=== What the task requires ===
Wherever a line below holds the word "smem", copy that line.

=== Provided entries ===
template <int O>
__global__ void __launch_bounds__(OLS_THREADS, 2)
k_fir_ols2k_chain_f32(const float *__restrict__ in, float *__restrict__ out, const float *__restrict__ hist,
                     const float2 *__restrict__ hfreq2 ,
                     const float2 *__restrict__ twid , const float2 *__restrict__ tw2k ,
                     ols_geom G)
{
    extern __shared__ __attribute__((aligned(16))) char smem[];
    float2 *s_tw = reinterpret_cast<float2 *>(smem);
    float2 *s_h = s_tw + 1024;
    float2 *s_w = s_h + 2048;
    for (int i = threadIdx.x; i < 1024; i += OLS_THREADS) {
        s_tw[i] = twid[i];
        s_h[i] = hfreq2[i];
        s_h[1024 + i] = hfreq2[1024 + i];
        s_w[i] = tw2k[i];
    }
    __syncthreads();
    constexpr int O2K_OVERLAP = O, O2K_VALID = 2048 - O, O2K_JOB = 2 * O2K_VALID;
    constexpr int HP = O / 64, NEW = 32 - HP;
    const int lane = threadIdx.x & 63;
    const int wave = __builtin_amdgcn_readfirstlane(threadIdx.x >> 6);
    const int half = lane >> 5, l5 = lane & 31;
    float *buf = reinterpret_cast<float *>(s_w + 1024) + (wave * 2 + half) * OLS_XBUF;
    const float2 *my_h = s_h + half * 1024;
    const long waves_total = (long)gridDim.x * OLS_WAVES;
    const int rowoff = 32 * half + l5;

    struct segd { const float *row; float *orow; const float *hrow; int j0, count; };
    auto locate = [&](long seg) {
        segd d;
        const bool live = seg < G.total_segs;
        const int c = live ? (int)(seg / G.segs_per_channel) : 0;
        d.j0 = live ? (int)(seg - (long)c * G.segs_per_channel) * G.seg_len : 0;
        d.count = live ? min(G.seg_len, G.jobs_per_channel - d.j0) : 0;
        d.row = in + (size_t)c * G.in_pitch;
        d.orow = out + (size_t)c * G.out_pitch;
        d.hrow = hist ? hist + (size_t)c * G.keep : nullptr;
        return d;
    };
    const int n = G.n;
    auto load_halo = [&](float (&halo)[HP], const segd &d) {
#pragma unroll
        for (int i = 0; i < HP; i++) {
            const int idx = d.j0 * O2K_JOB - O2K_OVERLAP + 64 * i + rowoff;
            float v = 0.f;
            if (d.count > 0) {
                if (idx >= 0) v = d.row[idx];
                else if (d.hrow && idx >= -G.keep) v = d.hrow[G.keep + idx];
            }
            halo[i] = v;
        }
    };
    ols_raw raw;
    auto load = [&](const float *row, int s, bool live) {
        if (live && s + O2K_JOB <= n) {
#pragma unroll
            for (int i = 0; i < NEW; i++) {
                raw.a[i] = __builtin_nontemporal_load(&row[s + 64 * i + rowoff]);
                raw.b[i] = __builtin_nontemporal_load(&row[s + O2K_VALID + 64 * i + rowoff]);
            }
        } else {
#pragma unroll
            for (int i = 0; i < NEW; i++) {
                const int ia = s + 64 * i + rowoff, ib = ia + O2K_VALID;
                const float xa = row[min(ia, n - 1)], xb = row[min(ib, n - 1)];
                raw.a[i] = (live && ia < n) ? xa : 0.f;
                raw.b[i] = (live && ib < n) ? xb : 0.f;
            }
        }
    };

    long seg = (long)blockIdx.x * OLS_WAVES + wave;
    segd cur = locate(seg);
    float halo[HP];
    load_halo(halo, cur);
    load(cur.row, cur.j0 * O2K_JOB, cur.count > 0);
    for (; seg < G.total_segs; seg += waves_total) {
        const segd nxt = locate(seg + waves_total);
        float halo_n[HP];
#pragma unroll
        for (int i = 0; i < HP; i++) halo_n[i] = 0.f;
#pragma unroll 1
        for (int jj = 0; jj < cur.count; jj++) {
            const int s = (cur.j0 + jj) * O2K_JOB;
            const float *row = cur.row;
            float *orow = cur.orow;
            cf v[32], u[32];
#pragma unroll
            for (int i = 0; i < HP; i++) {
                v[i].x = halo[i];
                v[i].y = raw.a[NEW - HP + i];
                halo[i] = raw.b[NEW - HP + i];
            }
#pragma unroll
            for (int i = 0; i < NEW; i++) {
                v[HP + i].x = raw.a[i];
                v[HP + i].y = raw.b[i];
            }
            const bool in_seg = jj + 1 < cur.count;
            load(in_seg ? row : nxt.row, in_seg ? s + O2K_JOB : nxt.j0 * O2K_JOB, in_seg || nxt.count > 0);
            if (!in_seg) load_halo(halo_n, nxt);
            cf w[32];
#pragma unroll
            for (int p = 0; p < 16; p++) {
                cf sm = cadd(v[p], v[p + 16]);
                const float2 t = s_w[64 * p + rowoff];
                cf df = cmul<false>(csub(v[p], v[p + 16]), cf{t.x, t.y});
                swap32(sm.x, df.x);
                swap32(sm.y, df.y);
                w[2 * p] = sm;
                w[2 * p + 1] = df;
            }
            ols_filter(w, u, buf, s_tw, my_h, l5, l5);
            const bool whole = s + O2K_JOB <= n;
            const int oa = s - O2K_OVERLAP + rowoff, ob = oa + O2K_VALID;
#pragma unroll
            for (int p = 0; p < 16; p++) {
                cf P = u[brev5(2 * p)], Q = u[brev5(2 * p + 1)];
                swap32(P.x, Q.x);
                swap32(P.y, Q.y);
                const float2 t = s_w[64 * p + rowoff];
                Q = cmul<true>(Q, cf{t.x, t.y});
                const cf y0 = cadd(P, Q), y1 = csub(P, Q);
                if (whole) {
                    if (p >= HP) {
                        __builtin_nontemporal_store(y0.x, &orow[oa + 64 * p]);
                        __builtin_nontemporal_store(y0.y, &orow[ob + 64 * p]);
                    }
                    __builtin_nontemporal_store(y1.x, &orow[oa + 64 * (p + 16)]);
                    __builtin_nontemporal_store(y1.y, &orow[ob + 64 * (p + 16)]);
                } else {
                    if (p >= HP) {
                        if (oa + 64 * p < n) orow[oa + 64 * p] = y0.x;
                        if (ob + 64 * p < n) orow[ob + 64 * p] = y0.y;
                    }
                    if (oa + 64 * (p + 16) < n) orow[oa + 64 * (p + 16)] = y1.x;
                    if (ob + 64 * (p + 16) < n) orow[ob + 64 * (p + 16)] = y1.y;
                }
            }
        }
        cur = nxt;
#pragma unroll
        for (int i = 0; i < HP; i++) halo[i] = halo_n[i];
    }
}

=== Result below ===
    extern __shared__ __attribute__((aligned(16))) char smem[];
    float2 *s_tw = reinterpret_cast<float2 *>(smem);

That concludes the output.